→ **Work to be completed**
Filter the entries down to the lines containing "model", and copy those lines.

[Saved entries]
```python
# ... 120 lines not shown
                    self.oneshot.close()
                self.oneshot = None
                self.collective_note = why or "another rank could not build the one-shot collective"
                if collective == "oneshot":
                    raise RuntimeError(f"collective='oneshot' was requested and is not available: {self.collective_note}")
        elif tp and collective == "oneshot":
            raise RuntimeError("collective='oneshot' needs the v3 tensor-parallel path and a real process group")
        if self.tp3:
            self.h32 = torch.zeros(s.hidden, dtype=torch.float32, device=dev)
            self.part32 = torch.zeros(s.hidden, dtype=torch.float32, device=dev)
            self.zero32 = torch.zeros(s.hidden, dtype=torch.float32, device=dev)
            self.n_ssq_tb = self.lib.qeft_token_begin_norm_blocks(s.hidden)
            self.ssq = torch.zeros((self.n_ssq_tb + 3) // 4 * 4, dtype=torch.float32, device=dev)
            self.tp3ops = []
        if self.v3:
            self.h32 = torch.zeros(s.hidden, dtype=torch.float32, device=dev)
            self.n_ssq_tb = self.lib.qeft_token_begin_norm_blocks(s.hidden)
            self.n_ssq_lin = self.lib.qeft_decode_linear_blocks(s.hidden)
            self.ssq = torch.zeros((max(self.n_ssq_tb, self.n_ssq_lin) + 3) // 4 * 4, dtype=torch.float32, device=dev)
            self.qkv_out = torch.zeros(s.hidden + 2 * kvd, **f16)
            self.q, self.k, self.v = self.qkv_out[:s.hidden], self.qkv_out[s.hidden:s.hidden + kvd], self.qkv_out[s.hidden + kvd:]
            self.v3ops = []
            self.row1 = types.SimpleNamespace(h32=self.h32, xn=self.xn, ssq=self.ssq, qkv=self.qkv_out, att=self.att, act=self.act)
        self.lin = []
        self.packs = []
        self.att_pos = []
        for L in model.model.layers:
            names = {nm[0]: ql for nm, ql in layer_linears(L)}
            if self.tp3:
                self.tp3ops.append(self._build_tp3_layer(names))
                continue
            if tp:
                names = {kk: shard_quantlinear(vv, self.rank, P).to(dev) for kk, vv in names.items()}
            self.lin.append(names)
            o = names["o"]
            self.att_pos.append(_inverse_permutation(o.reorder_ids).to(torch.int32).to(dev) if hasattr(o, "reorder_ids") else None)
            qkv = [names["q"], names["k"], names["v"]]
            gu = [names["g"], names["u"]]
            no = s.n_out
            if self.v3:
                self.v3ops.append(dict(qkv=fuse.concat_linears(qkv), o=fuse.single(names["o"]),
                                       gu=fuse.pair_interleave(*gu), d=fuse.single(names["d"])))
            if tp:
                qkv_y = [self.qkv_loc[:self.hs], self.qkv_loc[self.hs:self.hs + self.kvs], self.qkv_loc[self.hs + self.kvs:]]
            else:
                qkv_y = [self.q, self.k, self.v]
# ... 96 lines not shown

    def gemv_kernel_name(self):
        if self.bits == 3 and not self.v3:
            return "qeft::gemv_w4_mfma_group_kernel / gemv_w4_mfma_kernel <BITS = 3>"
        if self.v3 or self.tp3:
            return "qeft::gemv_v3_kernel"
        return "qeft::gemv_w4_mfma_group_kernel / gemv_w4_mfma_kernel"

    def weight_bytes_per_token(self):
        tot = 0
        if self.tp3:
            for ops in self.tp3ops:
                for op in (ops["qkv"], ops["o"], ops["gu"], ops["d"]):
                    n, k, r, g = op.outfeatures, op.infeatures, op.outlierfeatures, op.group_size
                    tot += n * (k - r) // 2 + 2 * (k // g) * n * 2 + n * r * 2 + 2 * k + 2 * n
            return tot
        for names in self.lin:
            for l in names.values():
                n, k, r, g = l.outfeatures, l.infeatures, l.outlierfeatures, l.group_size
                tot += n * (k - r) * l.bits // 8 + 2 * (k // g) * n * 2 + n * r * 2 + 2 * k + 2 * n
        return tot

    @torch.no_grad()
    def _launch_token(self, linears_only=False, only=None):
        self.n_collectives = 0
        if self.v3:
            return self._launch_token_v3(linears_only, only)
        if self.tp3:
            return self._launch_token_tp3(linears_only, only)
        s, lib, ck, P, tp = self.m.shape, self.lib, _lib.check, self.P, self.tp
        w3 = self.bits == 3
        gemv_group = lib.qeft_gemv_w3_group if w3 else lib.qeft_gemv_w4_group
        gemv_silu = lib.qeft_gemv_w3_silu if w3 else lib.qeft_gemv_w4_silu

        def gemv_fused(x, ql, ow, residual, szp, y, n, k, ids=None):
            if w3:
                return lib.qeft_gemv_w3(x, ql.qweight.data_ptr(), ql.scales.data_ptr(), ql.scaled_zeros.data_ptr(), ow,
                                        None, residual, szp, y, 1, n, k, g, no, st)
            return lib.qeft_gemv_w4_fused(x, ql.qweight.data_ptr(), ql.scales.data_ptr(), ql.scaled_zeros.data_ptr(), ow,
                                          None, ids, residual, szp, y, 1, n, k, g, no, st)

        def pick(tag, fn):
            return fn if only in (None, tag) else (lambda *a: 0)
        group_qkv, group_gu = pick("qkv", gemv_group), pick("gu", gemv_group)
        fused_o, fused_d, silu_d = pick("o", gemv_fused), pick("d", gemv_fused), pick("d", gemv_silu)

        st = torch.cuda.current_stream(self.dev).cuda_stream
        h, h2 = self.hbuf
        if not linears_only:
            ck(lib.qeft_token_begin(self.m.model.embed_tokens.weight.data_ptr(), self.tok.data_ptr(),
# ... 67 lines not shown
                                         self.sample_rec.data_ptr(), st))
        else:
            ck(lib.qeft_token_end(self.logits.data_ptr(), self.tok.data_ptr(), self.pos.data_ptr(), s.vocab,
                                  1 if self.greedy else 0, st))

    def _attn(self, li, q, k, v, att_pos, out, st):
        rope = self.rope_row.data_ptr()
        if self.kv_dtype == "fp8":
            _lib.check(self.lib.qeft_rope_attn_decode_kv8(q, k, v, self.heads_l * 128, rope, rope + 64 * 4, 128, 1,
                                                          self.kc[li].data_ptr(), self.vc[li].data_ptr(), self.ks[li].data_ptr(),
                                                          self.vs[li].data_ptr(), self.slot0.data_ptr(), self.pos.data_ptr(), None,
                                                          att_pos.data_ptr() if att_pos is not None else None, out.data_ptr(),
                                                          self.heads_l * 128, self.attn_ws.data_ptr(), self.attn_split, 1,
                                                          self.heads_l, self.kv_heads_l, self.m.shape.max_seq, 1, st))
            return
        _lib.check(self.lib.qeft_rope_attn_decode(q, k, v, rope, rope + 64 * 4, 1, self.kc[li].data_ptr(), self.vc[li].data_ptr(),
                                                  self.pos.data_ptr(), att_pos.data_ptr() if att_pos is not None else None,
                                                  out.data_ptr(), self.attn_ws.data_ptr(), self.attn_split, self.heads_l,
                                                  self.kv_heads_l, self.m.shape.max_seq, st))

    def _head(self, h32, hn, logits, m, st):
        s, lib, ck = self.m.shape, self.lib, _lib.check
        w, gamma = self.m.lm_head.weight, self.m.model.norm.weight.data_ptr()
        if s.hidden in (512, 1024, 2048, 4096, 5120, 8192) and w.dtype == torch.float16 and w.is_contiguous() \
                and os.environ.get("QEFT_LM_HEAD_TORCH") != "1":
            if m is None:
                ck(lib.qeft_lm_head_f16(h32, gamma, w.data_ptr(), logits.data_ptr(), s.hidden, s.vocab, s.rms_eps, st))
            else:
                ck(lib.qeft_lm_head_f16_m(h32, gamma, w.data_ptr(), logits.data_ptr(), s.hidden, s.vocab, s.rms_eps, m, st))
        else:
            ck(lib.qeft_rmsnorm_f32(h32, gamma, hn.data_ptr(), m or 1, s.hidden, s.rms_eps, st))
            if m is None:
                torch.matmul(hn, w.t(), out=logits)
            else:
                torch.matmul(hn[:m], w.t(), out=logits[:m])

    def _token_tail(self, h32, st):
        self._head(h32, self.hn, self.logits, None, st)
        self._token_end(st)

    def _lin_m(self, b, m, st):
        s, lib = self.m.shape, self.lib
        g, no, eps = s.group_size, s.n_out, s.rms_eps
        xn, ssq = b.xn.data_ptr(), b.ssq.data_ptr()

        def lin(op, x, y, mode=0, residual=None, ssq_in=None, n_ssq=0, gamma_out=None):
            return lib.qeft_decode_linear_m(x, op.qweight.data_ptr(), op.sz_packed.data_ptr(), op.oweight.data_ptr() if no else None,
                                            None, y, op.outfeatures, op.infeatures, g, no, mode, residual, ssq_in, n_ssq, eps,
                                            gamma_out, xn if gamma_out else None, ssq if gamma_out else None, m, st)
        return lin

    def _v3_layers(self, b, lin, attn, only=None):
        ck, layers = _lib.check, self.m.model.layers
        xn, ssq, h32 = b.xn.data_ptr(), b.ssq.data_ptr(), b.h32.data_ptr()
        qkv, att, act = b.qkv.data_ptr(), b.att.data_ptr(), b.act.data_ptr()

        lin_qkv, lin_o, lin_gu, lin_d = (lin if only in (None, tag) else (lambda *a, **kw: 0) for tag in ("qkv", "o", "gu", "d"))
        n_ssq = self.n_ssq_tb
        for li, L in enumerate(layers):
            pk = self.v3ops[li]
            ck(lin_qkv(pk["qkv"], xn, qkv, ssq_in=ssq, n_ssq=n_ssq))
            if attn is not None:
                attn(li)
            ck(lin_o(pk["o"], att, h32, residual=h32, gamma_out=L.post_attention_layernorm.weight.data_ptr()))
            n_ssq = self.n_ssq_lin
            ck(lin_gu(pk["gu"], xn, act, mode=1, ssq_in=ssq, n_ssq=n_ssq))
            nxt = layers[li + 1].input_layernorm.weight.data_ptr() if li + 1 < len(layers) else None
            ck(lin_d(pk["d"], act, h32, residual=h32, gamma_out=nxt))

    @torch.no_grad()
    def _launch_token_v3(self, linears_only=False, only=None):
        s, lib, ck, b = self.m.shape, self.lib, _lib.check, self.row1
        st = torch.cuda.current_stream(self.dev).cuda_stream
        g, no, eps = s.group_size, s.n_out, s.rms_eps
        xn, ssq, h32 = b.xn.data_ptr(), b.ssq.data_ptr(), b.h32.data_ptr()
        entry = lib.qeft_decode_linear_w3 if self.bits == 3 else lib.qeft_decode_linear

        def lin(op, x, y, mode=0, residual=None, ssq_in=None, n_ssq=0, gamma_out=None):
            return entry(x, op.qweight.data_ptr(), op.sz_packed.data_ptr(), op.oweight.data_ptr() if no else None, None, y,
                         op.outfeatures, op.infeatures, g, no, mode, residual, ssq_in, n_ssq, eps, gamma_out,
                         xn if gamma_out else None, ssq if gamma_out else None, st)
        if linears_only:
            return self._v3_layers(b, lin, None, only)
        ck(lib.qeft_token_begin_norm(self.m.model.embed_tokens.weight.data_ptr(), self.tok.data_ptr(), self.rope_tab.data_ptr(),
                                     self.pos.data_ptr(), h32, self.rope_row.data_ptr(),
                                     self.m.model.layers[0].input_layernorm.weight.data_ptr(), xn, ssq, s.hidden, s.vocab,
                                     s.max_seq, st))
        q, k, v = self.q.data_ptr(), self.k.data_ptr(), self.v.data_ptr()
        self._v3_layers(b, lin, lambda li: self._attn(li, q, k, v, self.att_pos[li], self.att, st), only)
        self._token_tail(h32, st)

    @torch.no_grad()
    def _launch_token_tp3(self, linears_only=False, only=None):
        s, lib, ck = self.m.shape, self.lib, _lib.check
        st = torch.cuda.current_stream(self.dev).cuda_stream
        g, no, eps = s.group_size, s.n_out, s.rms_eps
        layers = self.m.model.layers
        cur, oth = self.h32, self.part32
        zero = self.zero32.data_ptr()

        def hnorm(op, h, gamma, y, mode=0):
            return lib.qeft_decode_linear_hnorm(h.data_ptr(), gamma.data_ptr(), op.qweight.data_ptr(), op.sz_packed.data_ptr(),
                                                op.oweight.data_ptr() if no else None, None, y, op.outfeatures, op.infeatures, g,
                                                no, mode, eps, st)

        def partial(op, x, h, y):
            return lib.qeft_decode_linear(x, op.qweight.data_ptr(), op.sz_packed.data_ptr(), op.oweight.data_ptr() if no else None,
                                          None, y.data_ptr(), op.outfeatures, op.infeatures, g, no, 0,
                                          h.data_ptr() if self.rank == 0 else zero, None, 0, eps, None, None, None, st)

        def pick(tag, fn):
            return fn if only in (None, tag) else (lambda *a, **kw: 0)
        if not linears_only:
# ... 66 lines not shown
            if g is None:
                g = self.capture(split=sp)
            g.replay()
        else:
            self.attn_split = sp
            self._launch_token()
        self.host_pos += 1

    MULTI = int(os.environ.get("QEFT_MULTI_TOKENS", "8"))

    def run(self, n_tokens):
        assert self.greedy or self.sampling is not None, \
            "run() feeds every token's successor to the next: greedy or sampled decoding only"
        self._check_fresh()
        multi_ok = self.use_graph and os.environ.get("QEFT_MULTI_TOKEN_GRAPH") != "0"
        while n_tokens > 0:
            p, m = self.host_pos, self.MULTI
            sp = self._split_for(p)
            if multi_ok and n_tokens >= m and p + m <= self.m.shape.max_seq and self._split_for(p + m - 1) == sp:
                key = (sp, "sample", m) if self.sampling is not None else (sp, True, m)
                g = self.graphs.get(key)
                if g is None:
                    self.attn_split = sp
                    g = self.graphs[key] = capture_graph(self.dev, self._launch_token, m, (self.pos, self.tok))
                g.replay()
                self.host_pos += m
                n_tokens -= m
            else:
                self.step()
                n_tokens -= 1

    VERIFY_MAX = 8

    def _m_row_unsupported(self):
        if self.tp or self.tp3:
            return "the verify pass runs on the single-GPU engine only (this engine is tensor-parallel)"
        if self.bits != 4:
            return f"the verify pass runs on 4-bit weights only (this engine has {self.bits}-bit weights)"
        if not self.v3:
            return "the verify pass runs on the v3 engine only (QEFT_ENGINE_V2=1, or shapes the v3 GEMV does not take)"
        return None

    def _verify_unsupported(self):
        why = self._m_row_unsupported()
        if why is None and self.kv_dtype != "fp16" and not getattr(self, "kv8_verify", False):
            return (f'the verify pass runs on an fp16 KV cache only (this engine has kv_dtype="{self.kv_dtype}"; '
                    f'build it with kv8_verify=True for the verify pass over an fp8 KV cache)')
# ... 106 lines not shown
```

→ **Exercise solution**
        for L in model.model.layers:
            ck(lib.qeft_token_begin(self.m.model.embed_tokens.weight.data_ptr(), self.tok.data_ptr(),
        w, gamma = self.m.lm_head.weight, self.m.model.norm.weight.data_ptr()
        ck, layers = _lib.check, self.m.model.layers
        ck(lib.qeft_token_begin_norm(self.m.model.embed_tokens.weight.data_ptr(), self.tok.data_ptr(), self.rope_tab.data_ptr(),
                                     self.m.model.layers[0].input_layernorm.weight.data_ptr(), xn, ssq, s.hidden, s.vocab,
        layers = self.m.model.layers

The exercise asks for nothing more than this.